== Required action ==
Scan the lines below for the string "dtype" and copy every one that has it.
*** Begin section ***
## Compute only CLS token rows in final transformer block when features unused

In the last encoder block, attention computes only the first query tile, and the out-proj, fc1 and fc2 GEMMs run on just the CLS row of each image via strided leading dimensions and stats steps. A separate small hidden buffer is allocated for this tail. Full computation is kept when token features or last-block taps are requested. Strided small-M GEMMs are forced onto the non-persistent path, which may use the hardware less efficiently.

```diff
diff --git a/edgevisiontransformer_amd/_lib.py b/edgevisiontransformer_amd/_lib.py
--- a/edgevisiontransformer_amd/_lib.py
+++ b/edgevisiontransformer_amd/_lib.py
@@ -201,6 +201,10 @@
     "evt_attention_probs": (_I, [_I, _P, _I64, _I64, _I64, _I, _I, _I, _I, _I, _F, _I, _P, _P]),
 }
 
+TAIL_SIGNATURES = {
+    "evt_model_tail_mode": (_I, [_P, _PI]),
+}
+
 _lib = None
 _lock = threading.Lock()
 _initialized_devices = set()
@@ -218,7 +222,7 @@
             lenient = "EVT_LIB" in os.environ
             for name, (res, args) in {**SIGNATURES, **EXT_SIGNATURES, **FEATURE_SIGNATURES,
                                       **IMAGE_SIGNATURES, **PREPROCESS_SIGNATURES,
-                                      **ATTENTION_SIGNATURES}.items():
+                                      **ATTENTION_SIGNATURES, **TAIL_SIGNATURES}.items():
                 if lenient and not hasattr(lib, name):
                     continue
                 fn = getattr(lib, name)
diff --git a/edgevisiontransformer_amd/build.py b/edgevisiontransformer_amd/build.py
--- a/edgevisiontransformer_amd/build.py
+++ b/edgevisiontransformer_amd/build.py
@@ -17,7 +17,8 @@
            os.path.join("..", "..", "include", "evt_features.h"),
            os.path.join("..", "..", "include", "evt_image.h"),
            os.path.join("..", "..", "include", "evt_preprocess.h"),
-           os.path.join("..", "..", "include", "evt_attention_maps.h")]
+           os.path.join("..", "..", "include", "evt_attention_maps.h"),
+           os.path.join("..", "..", "include", "evt_tail.h")]
 ARCH = os.environ.get("EVT_ARCH", "gfx950")
 FLAGS = ["-O3", "-std=c++17", "-fPIC", f"--offload-arch={ARCH}", "-Wno-unused-result",
          "-ffp-contract=on"]
diff --git a/edgevisiontransformer_amd/csrc/attention.hip b/edgevisiontransformer_amd/csrc/attention.hip
--- a/edgevisiontransformer_amd/csrc/attention.hip
+++ b/edgevisiontransformer_amd/csrc/attention.hip
@@ -181,7 +181,7 @@
   }
 }
 
-template <int NKT, int WAVES, int NQW, bool NT = false, bool NTQ = NT>
+template <int NKT, int WAVES, int NQW, bool NT = false, bool NTQ = NT, bool Q0 = false>
 __device__ __forceinline__ void attn_stage_bf16(const AttnParams& p, EVT_LDS char* Ks,
                                                 EVT_LDS char* Vs, u32x4 (&qf)[NQW][2], int b,
                                                 int h, int wave, int lane) {
@@ -190,6 +190,7 @@
   const int g = lane >> 4, c16 = lane & 15;
 #pragma unroll
   for (int i = 0; i < NQW; ++i) {
+    if (Q0 && wave != 0) break;
     const int qi = min((wave + WAVES * i) * 16 + c16, p.N - 1);
     const bf16* qrow = qkv + (int64_t)qi * p.ldq;
     if (NTQ) {
@@ -215,21 +216,22 @@
   }
 }
 
-template <int NKT, int NTM = 0>
+template <int NKT, int NTM = 0, bool CLS = false>
 __global__ __launch_bounds__(256, (NKT == 13 || NKT == 12) ? 3 : 1) void attn_bf16_kernel(AttnParams p) {
   extern __shared__ __attribute__((aligned(16))) char smem[];
   constexpr int NP = NKT * 16, ROWB = 128;
-  constexpr int NQW = (NP / 16 + 3) / 4;
+  constexpr int NQW = CLS ? 1 : (NP / 16 + 3) / 4;
   EVT_LDS char* Ks = (EVT_LDS char*)smem;
   EVT_LDS char* Vs = Ks + NP * ROWB;
   const int tid = threadIdx.x, lane = tid & 63, wave = tid >> 6;
   const int b = blockIdx.x / p.H, h = blockIdx.x - b * p.H;
   const int nqt = (p.N + 15) >> 4;
   u32x4 qf[NQW][2];
-  attn_stage_bf16<NKT, 4, NQW, (NTM == 1 || NTM == 2 || NTM == 4 || NTM == 5), (NTM == 1 || NTM == 4)>(
+  attn_stage_bf16<NKT, 4, NQW, (NTM == 1 || NTM == 2 || NTM == 4 || NTM == 5), (NTM == 1 || NTM == 4), CLS>(
       p, Ks, Vs, qf, b, h, wave, lane);
   wait_vmcnt0();
   __syncthreads();
+  if (CLS && wave != 0) return;
 #pragma unroll
   for (int it = 0; it < NQW; ++it) {
     const int qt = wave + 4 * it;
@@ -595,7 +597,9 @@
 hipError_t launch_nkt(int dtype, const AttnParams& p, hipStream_t s) {
   const int rowb = dtype == DT_BF16 ? 128 : 256;
   const size_t lds = 2 * (size_t)NKT * 16 * rowb;
-  if (dtype == DT_BF16)
+  if (dtype == DT_BF16 && p.cls_only)
+    hipLaunchKernelGGL((attn_bf16_kernel<NKT, 5, true>), dim3(p.B * p.H), dim3(256), lds, s, p);
+  else if (dtype == DT_BF16)
     hipLaunchKernelGGL((attn_bf16_kernel<NKT, 5>), dim3(p.B * p.H), dim3(256), lds, s, p);
   else if constexpr (NKT % 2 == 0)
     hipLaunchKernelGGL(attn_f32_kernel<NKT>, dim3(p.B * p.H), dim3(64 * ATTN_F32_WAVES), lds, s, p);
@@ -1017,8 +1021,13 @@
 
 }
 
+bool attention_cls_ok(int dtype, const AttnParams& p) {
+  return dtype == DT_BF16 && p.hd == 64 && p.N <= 256 && !p.q8;
+}
+
 hipError_t attention_launch(int dtype, const AttnParams& p_in, hipStream_t s) {
   if (p_in.B <= 0) return hipSuccess;
+  if (p_in.cls_only && !attention_cls_ok(dtype, p_in)) return hipErrorInvalidValue;
   if (p_in.N <= 0 || p_in.N > EVT_ATTN_MAX_TOKENS || p_in.H <= 0 || p_in.hd <= 0 || p_in.hd > 128)
     return hipErrorInvalidValue;
   if (p_in.N > 256 && p_in.q8) return hipErrorInvalidValue;
diff --git a/edgevisiontransformer_amd/csrc/capi.cpp b/edgevisiontransformer_amd/csrc/capi.cpp
--- a/edgevisiontransformer_amd/csrc/capi.cpp
+++ b/edgevisiontransformer_amd/csrc/capi.cpp
@@ -143,6 +143,7 @@
   void* o = nullptr;
   void* hbuf = nullptr;
   size_t hbuf_bytes = 0;
+  void* hc = nullptr;
   void* hh = nullptr;
   void* sk = nullptr;
   void* pooled = nullptr;
@@ -160,6 +161,7 @@
   int max_batch = 0;
   std::vector<void*> allocs;
   int hm_layers = 0;
+  int tail_mode = 0;
   hipGraph_t graph = nullptr;
   hipGraphExec_t graph_exec = nullptr;
   bool prof = false;
@@ -385,7 +387,8 @@
   }
   return 2 * rows * sh.D * es + 2 * rows * stats_slots(sh.D) * 2 * sizeof(float) +
          rows * 3 * sh.max_inner * es +
-         rows * sh.max_inner * es + hb + (size_t)B * sh.head_st * es + 9 * 256 + extra;
+         rows * sh.max_inner * es + hb + (size_t)B * sh.max_ffn_st * es +
+         (size_t)B * sh.head_st * es + 10 * 256 + extra;
 }
 
 struct DenseCall {
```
*** End section ***
== Written reply ==
 hipError_t launch_nkt(int dtype, const AttnParams& p, hipStream_t s) {
   const int rowb = dtype == DT_BF16 ? 128 : 256;
-  if (dtype == DT_BF16)
+  if (dtype == DT_BF16 && p.cls_only)
+  else if (dtype == DT_BF16)
+bool attention_cls_ok(int dtype, const AttnParams& p) {
+  return dtype == DT_BF16 && p.hd == 64 && p.N <= 256 && !p.q8;
 hipError_t attention_launch(int dtype, const AttnParams& p_in, hipStream_t s) {
+  if (p_in.cls_only && !attention_cls_ok(dtype, p_in)) return hipErrorInvalidValue;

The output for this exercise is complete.